Pathological Features:

Disease may be nodal or extra-nodal, and may involve the graft, notably the lung. The non-transplanted lung may be involved by PTLD in recipients of other solid organs.

The spectrum of morphological appearances ranges from plasma cell hyperplasia and infectious mononucleosis-like changes to appearances identical with B-cell lymphomas.

 These are classified into three major morphological groups -‘early’, polymorphic and monomorphic - and the majority are of B-cell origin.

It has been suggested that monomorphic monoclonal lesions with clonal EBV expression tend to have a worse prognosis than polymorphous polyclonal lesions with non-clonal EBV expression.

Hodgkin’s disease-like PTLD and EBV-negative non-Hodgkin’s lymphomas, often with rearranged oncogenes such as c-myc, have also been described .

Diagnosis of PTLD:

The morphological diagnosis of PTLD is made on evaluation of cell morphology and immuno-phenotype, immunoglobulin clonality  and detection of tissue EBV DNA or RNA.

Immunoglobulin clonality should be determined using PCR for heavy chain rearrangement.

 Detection  for EBV should be done using in-situ hybidization for EBV RNA (EBERs) on paraffin sections, or immunohistochemistry for EBV nuclear antigen 1 – 6 (EBNA) on cryostat sections.

The histopathological report should include a full description of the findings and a diagnosis using the WHO classification. Final interpretation must always be "in the clinical setting of immunosuppression ".

Synchronous and metasynchronous lesions must be fully investigated as variations in clonality and morphology may occur both within an individual lesion and between simultaneous or subsequent lesions in individual patients.

 PTLD may involve the transplanted or native lung, either in isolation or as part of disseminated disease.

It may be asynptomatic or associated with cough, fever and malaise.

Chest X-ray and CT scan may show diffuse infiltrates or incidental single or multiple nodules.

Tissue may be obtained by transthoracic needle biopsy or, rarely, by thoracoscopic wedge biopsy.

Difficulties encountered in diagnosis (especially on core biopsies):

(1) from the small size of the sample ,(2) the risk of crush artefact and (3) the tendency for pulmonary PTLD to show extensive necrosis because of angioinvasion.

Differential diagnosis of PTLD:  Infections such as Cytomegalovirus   or  Pneumocystis carinii  , inflammation related to previous biopsy sites, other pulmonary lymphoproliferative disorders, and in the transplanted lung, acute allograft rejection, and rarely, graft-versus-host disease.

Microscopic features:   The microscopic features of pulmonary PTLD is variable and bears more resemblance to pulmonary PTLD is variable and bears some resemblance to LYG in that it is usually angioinvasive, and also shows extensive necrosis.

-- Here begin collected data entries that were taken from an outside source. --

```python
def gather_dw(table, K, identity_k, R, S, G, swap, kmap=None, r_dev=None, overlap=False, like=None, packed_kl=0):
    lib = _lib.load()
    Cs, Cg = int(S.shape[1]), int(G.shape[1])
    shape = (K, Cg, Cs) if swap else (K, Cs, Cg)
    in_slot = False
    if like is not None and like.numel() == K * Cs * Cg:
        dW = grad_like(like, shape)
        in_slot = dW._base is not None
    else:
        dW = torch.empty(shape, dtype=torch.float32, device=S.device)
    assert S.dtype == G.dtype and S.shape[0] == R
    assert table is None or (table.dtype == torch.int32 and table.shape == ((K // packed_kl if packed_kl else K), R))
    nbytes = lib.wfs_gather_dw_workspace_bytes(K, R, Cs, Cg)
    ws = torch.empty((max(int(nbytes), 1),), dtype=torch.uint8, device=S.device)

    def launch():
        defer = _DEFERRED_DW is not None and in_slot and not overlap
        job = _lib.DwJob() if defer else None
        _lib.check(lib.wfs_gather_dw(_lib.ptr(table), kmap, K, identity_k, R, _lib.ptr(S), Cs, _lib.ptr(G), G.shape[0],
                                     Cg, 1 if swap else 0, _lib.ptr(dW), _lib.dtype_code(S), _lib.ptr(ws), ws.numel(),
                                     _lib.ptr(r_dev), ctypes.byref(job) if defer else None, packed_kl, _lib.stream_ptr()))
        if defer and job.nslabs > 0:
            _DEFERRED_DW.append((job, ws))
# ... 613 lines not shown
```

Measured before the change: 559,800 events/s.

## Fuse deferred dW slab reduction with the SGD optimizer step

After: 562,700 events/s, median of 4. No clear change (+0.5%).

```diff
diff --git a/include/wfsparse.h b/include/wfsparse.h
--- a/include/wfsparse.h
+++ b/include/wfsparse.h
@@ -244,6 +244,10 @@
                  float momentum, float dampening, float weight_decay, int32_t nesterov, int32_t first_step,
                  void *stream);
 
+int wfs_dw_reduce_jobs_sgd(const wfs_dw_job *jobs, int32_t n_jobs, float *param, const float *grad,
+                           float *momentum_buf, int64_t n, const float *lr_dev, float momentum, float dampening,
+                           float weight_decay, int32_t nesterov, int32_t first_step, void *stream);
+
 #define WFS_ADAM_COEF_FLOATS 16
 int wfs_adam_step(float *param, const float *grad, float *exp_avg, float *exp_avg_sq, float *max_exp_avg_sq,
                   int64_t n, const double *hyper_dev, float *step_dev, float *coef_dev, int32_t amsgrad,
diff --git a/waveformml_amd/_lib.py b/waveformml_amd/_lib.py
--- a/waveformml_amd/_lib.py
+++ b/waveformml_amd/_lib.py
@@ -122,6 +122,8 @@
     "wfs_xent_mean_fwd_bwd": (ctypes.c_int, [_vp, _vp, _i64, _i32, _i64, _vp, _vp, _vp]),
     "wfs_sgd_step": (ctypes.c_int, [_vp, _vp, _vp, _i64, _vp, ctypes.c_float, ctypes.c_float, ctypes.c_float, _i32, _i32,
                                     _vp]),
+    "wfs_dw_reduce_jobs_sgd": (ctypes.c_int, [ctypes.POINTER(DwJob), _i32, _vp, _vp, _vp, _i64, _vp, ctypes.c_float,
+                                              ctypes.c_float, ctypes.c_float, _i32, _i32, _vp]),
     "wfs_adam_step": (ctypes.c_int, [_vp, _vp, _vp, _vp, _vp, _i64, _vp, _vp, _vp, _i32, _i32, _i32, _vp]),
     "wfs_load_batch": (ctypes.c_int, [_vp, _i64, _i32, c_i32p, _vp, _vp, _vp, _vp, _i64, _vp, _vp, _i64, _vp, _vp, _i32,
                                       _vp]),
diff --git a/waveformml_amd/csrc/conv_mfma.hip b/waveformml_amd/csrc/conv_mfma.hip
--- a/waveformml_amd/csrc/conv_mfma.hip
+++ b/waveformml_amd/csrc/conv_mfma.hip
@@ -6,7 +6,6 @@
 
 typedef float f32x16 __attribute__((ext_vector_type(16)));
 typedef float f32x4 __attribute__((ext_vector_type(4)));
-constexpr int F32_GROUP = 4;
 
 struct KMap {
     int v[128];
@@ -558,7 +557,6 @@
 constexpr int DW_KG = 4;
 constexpr int DW_WAVES = 8;
 
-constexpr int DW_LDS = DW_WAVES * 1024 * 4;
 template <typename T>
 __device__ __forceinline__ void gdw32_body(float *sRed, int bx, int by, int nbx, const int *__restrict__ table, int pk, int K,
                                            int identity_k, long long Rcap, const long long *__restrict__ r_dev,
@@ -1328,8 +1326,35 @@
     }
 }
 
-__global__ void __launch_bounds__(1024) k_slab_reduce_multi4(DwJobs jobs) {
-    __shared__ f32x4 sR4[32][32];
+constexpr int MAX_SGD_RANGES = MAX_DW_JOBS + 1;
+struct SgdTail {
+    wfs_sgd_args a;
+    int nrange;
+    long long start[MAX_SGD_RANGES];
+    long long cum[MAX_SGD_RANGES + 1];
+};
+
+template <bool SGD>
+__device__ __forceinline__ void slab_reduce4(const DwJobs &jobs, const SgdTail &sgd, f32x4 (*sR4)[32]) {
+    float lr = 0.f;
+    if (SGD) {
+        lr = *sgd.a.lr_dev;
+        if ((int)blockIdx.x >= jobs.first[jobs.n]) {
+            const long long total = sgd.cum[sgd.nrange];
+            const long long nth = (long long)((int)gridDim.x - jobs.first[jobs.n]) * 1024;
+            for (long long v = (long long)((int)blockIdx.x - jobs.first[jobs.n]) * 1024 + threadIdx.x; v < total; v += nth) {
+                long long i = v;
+#pragma unroll
+                for (int r = 0; r < MAX_SGD_RANGES; ++r)
+                    if (r < sgd.nrange && v >= sgd.cum[r]) i = sgd.start[r] + (v - sgd.cum[r]);
+                float m = (sgd.a.M && !sgd.a.first_step) ? sgd.a.M[i] : 0.f;
+                sgd.a.P[i] = wfs_sgd1(sgd.a.P[i], sgd.a.G[i], m, sgd.a.M != nullptr, lr, sgd.a.momentum, sgd.a.dampening,
+                                      sgd.a.weight_decay, sgd.a.nesterov, sgd.a.first_step);
+                if (sgd.a.M) sgd.a.M[i] = m;
+            }
+            return;
+        }
+    }
     int ji = 0;
     while (ji + 1 < jobs.n && (int)blockIdx.x >= jobs.first[ji + 1]) ++ji;
     const wfs_dw_job &jb = jobs.j[ji];
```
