constexpr int DP_STREAMS = 4;
int launch_fast_dp(const atr_aligner *a, const uint4 *packed, const int32_t *lens, long long nreads, int nchunks,
                   int max_len, uint4 *out, FastWork wk, const LinkedArgs *la, int idx, int count, hipStream_t st, bool planes,
                   bool one_stream) {
    static thread_local SideStream side[DP_STREAMS];
    if (planes && la) return (int)hipErrorInvalidValue;
    if (count < 1 || count > DP_STREAMS || idx < 0 || idx >= count) return (int)hipErrorInvalidValue;
    hipError_t e = hipSuccess;
    const bool serial = one_stream || nreads <= (count == 1 ? FAST_SERIAL_READS : FAST_SERIAL_READS_LINKED);
    if (serial) {
        const BandParams bp = band_params(a);
        const dim3 bgrid((unsigned)std::max<long long>(1, std::min<long long>((nreads + 3) / 4, 4096)));
        const LinkedArgs none = la ? *la : no_linked_args();
        if (la) {
            if (bp.and_mode) hipLaunchKernelGGL((band_kernel<true, true>), bgrid, dim3(256), 0, st, a->p, bp, packed, lens, nreads, nchunks, max_len, out, wk, none);
            else             hipLaunchKernelGGL((band_kernel<false, true>), bgrid, dim3(256), 0, st, a->p, bp, packed, lens, nreads, nchunks, max_len, out, wk, none);
        } else if (planes) {
            if (bp.and_mode) hipLaunchKernelGGL((band_kernel<true, false, true>), bgrid, dim3(256), 0, st, a->p, bp, packed, lens, nreads, nchunks, max_len, out, wk, none);
            else             hipLaunchKernelGGL((band_kernel<false, false, true>), bgrid, dim3(256), 0, st, a->p, bp, packed, lens, nreads, nchunks, max_len, out, wk, none);
        } else {
            if (bp.and_mode) hipLaunchKernelGGL((band_kernel<true, false>), bgrid, dim3(256), 0, st, a->p, bp, packed, lens, nreads, nchunks, max_len, out, wk, none);
            else             hipLaunchKernelGGL((band_kernel<false, false>), bgrid, dim3(256), 0, st, a->p, bp, packed, lens, nreads, nchunks, max_len, out, wk, none);
        }
        e = hipGetLastError();
        if (e != hipSuccess) return (int)e;
        const int mts = round_up_rows(a->p.m) / ROW_GRAN - 1;
        return window_groups[mts / 4](mts % 4)(a, packed, lens, nreads, nchunks, max_len, out, wk, la, st, planes);
    }
    const int nside = (la && la->win_count != 1) ? 1 : std::min(count, 3);
    hipStream_t bst = st;
    if (idx == 0) {
        static const bool urgent = [] { const char *x = getenv("ATR_WINDOW_PRIORITY"); return !(x && x[0] == '0'); }();
        for (int k = 0; k < nside; ++k) if (!side[k].ready(urgent)) return (int)hipErrorInvalidValue;
        e = hipEventRecord(side[0].fork, st);
        for (int k = 0; k < nside && e == hipSuccess; ++k) e = hipStreamWaitEvent(side[k].stream, side[0].fork, 0);
        if (e != hipSuccess) return (int)e;
    }
    const dim3 block(256);
    {
        const BandParams bp = band_params(a);
        const dim3 bgrid((unsigned)std::min<long long>((nreads + 255) / 256, 4096));
        if (la && la->multi) {
            if (idx == 0) {
                const int rc = launch_linked_band(la->multi, count, la->multi_and, packed, lens, nreads, nchunks, max_len, la->front,
                                                  out, wk, bst);
                if (rc != 0) return rc;
            }
        } else if (la) {
            if (bp.and_mode) hipLaunchKernelGGL((band_kernel<true, true>), bgrid, block, 0, bst, a->p, bp, packed, lens, nreads, nchunks, max_len, out, wk, *la);
            else             hipLaunchKernelGGL((band_kernel<false, true>), bgrid, block, 0, bst, a->p, bp, packed, lens, nreads, nchunks, max_len, out, wk, *la);
        } else if (planes) {
            const LinkedArgs none = no_linked_args();
            if (bp.and_mode) hipLaunchKernelGGL((band_kernel<true, false, true>), bgrid, block, 0, bst, a->p, bp, packed, lens, nreads, nchunks, max_len, out, wk, none);
            else             hipLaunchKernelGGL((band_kernel<false, false, true>), bgrid, block, 0, bst, a->p, bp, packed, lens, nreads, nchunks, max_len, out, wk, none);
        } else {
            const LinkedArgs none = no_linked_args();
            if (bp.and_mode) hipLaunchKernelGGL((band_kernel<true, false>), bgrid, block, 0, bst, a->p, bp, packed, lens, nreads, nchunks, max_len, out, wk, none);
            else             hipLaunchKernelGGL((band_kernel<false, false>), bgrid, block, 0, bst, a->p, bp, packed, lens, nreads, nchunks, max_len, out, wk, none);
        }
    }
    e = hipGetLastError();
    if (e != hipSuccess) return (int)e;
    const int mt = round_up_rows(a->p.m) / ROW_GRAN - 1;
    const int rc = window_groups[mt / 4](mt % 4)(a, packed, lens, nreads, nchunks, max_len, out, wk, la,
                                                 side[idx % nside].stream, planes);
    if (rc != 0) return rc;
    if (idx == count - 1) {
        for (int k = 0; k < nside && e == hipSuccess; ++k) {
            e = hipEventRecord(side[k].join, side[k].stream);
            if (e == hipSuccess) e = hipStreamWaitEvent(st, side[k].join, 0);
        }
    }
    return (int)e;
}

int launch_locate_fast(const atr_aligner *a, const uint4 *packed, const int32_t *lens, long long nreads,
                       int nchunks, int max_len, uint4 *out, void *work, hipStream_t st) {
    FastWork wk = fast_carve(work, nreads);
    wk.nused = fast_blocks_for((nreads + 63) / 64);
    wk.lpw = nreads <= 8192 ? 0 : 64;
    const FilterParams &fp = aligner_filter_params(a);
    const bool wide = fp.rows > 32, ragged = lens != nullptr;
    const dim3 grid(wk.nused), block(256);
    if (wide) {
        if (ragged) hipLaunchKernelGGL((filter_kernel<true, true>), grid, block, 0, st, a->p, fp, packed, lens, nreads, nchunks, max_len, out, wk);
        else        hipLaunchKernelGGL((filter_kernel<true, false>), grid, block, 0, st, a->p, fp, packed, lens, nreads, nchunks, max_len, out, wk);
    } else {
        if (ragged) hipLaunchKernelGGL((filter_kernel<false, true>), grid, block, 0, st, a->p, fp, packed, lens, nreads, nchunks, max_len, out, wk);
        else        hipLaunchKernelGGL((filter_kernel<false, false>), grid, block, 0, st, a->p, fp, packed, lens, nreads, nchunks, max_len, out, wk);
    }
    launch_fast_scan(wk, st);
    hipLaunchKernelGGL(scatter_kernel, dim3(wk.nused), dim3(256), 0, st, nreads, a->p.m,
                       (!ragged || !(a->flags & ATR_START_WITHIN_SEQ1)) ? 1 : 0, wk);
    return launch_fast_dp(a, packed, lens, nreads, nchunks, max_len, out, wk, nullptr, 0, 1, st, false, false);
}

Infiltration of septal and pleural lymphatics, terminal bronchioles and visceral pleura may also be seen.

Early lesions may be rich in mature plasma cells or show changes suggestive of infectious mononucleosis.

 Polymorphous infiltrates may include plasma cells and lymphoplasmacytoid cells (resembling the spectrum of appearances in lymphoplasmacytoid lymphomas).

Monomorphous infiltrates may include transformed blasts, centroblasts, show a high proliferation index and resemble large B-cell lymphomas.

Single cell necrosis is common.

There is a background population of interstitial histiocytes and T lymphocytes, often cuffing the tumour.

‘Early’ lesions tend to be polyclonal and monomorphous lesions monoclonal, whilst polymorphous lesions may be either.

 Almost all B - cell lesions contain EBV either as EBERs or as EBNAs.

 Rarely, EBV-negative lesions resembling resembling T-cell lymphomas or anaplastic large cell lymphomas are seen.

Treatment:

Regression of pulmonary PTLD occurring early after transplantation is rapid and usually complete after reduction of immunosuppression and treatment with antiviral agents.

Disease relapse or progression may require treatment with radio- or chemotherapy, with variable results.

Posttransplant lymphoproliferative disorder (PTLD) is a potentially fatal complication of transplantation for which new therapies are being explored, including cytotoxic T-cell infusion and anti-CD20 antibody.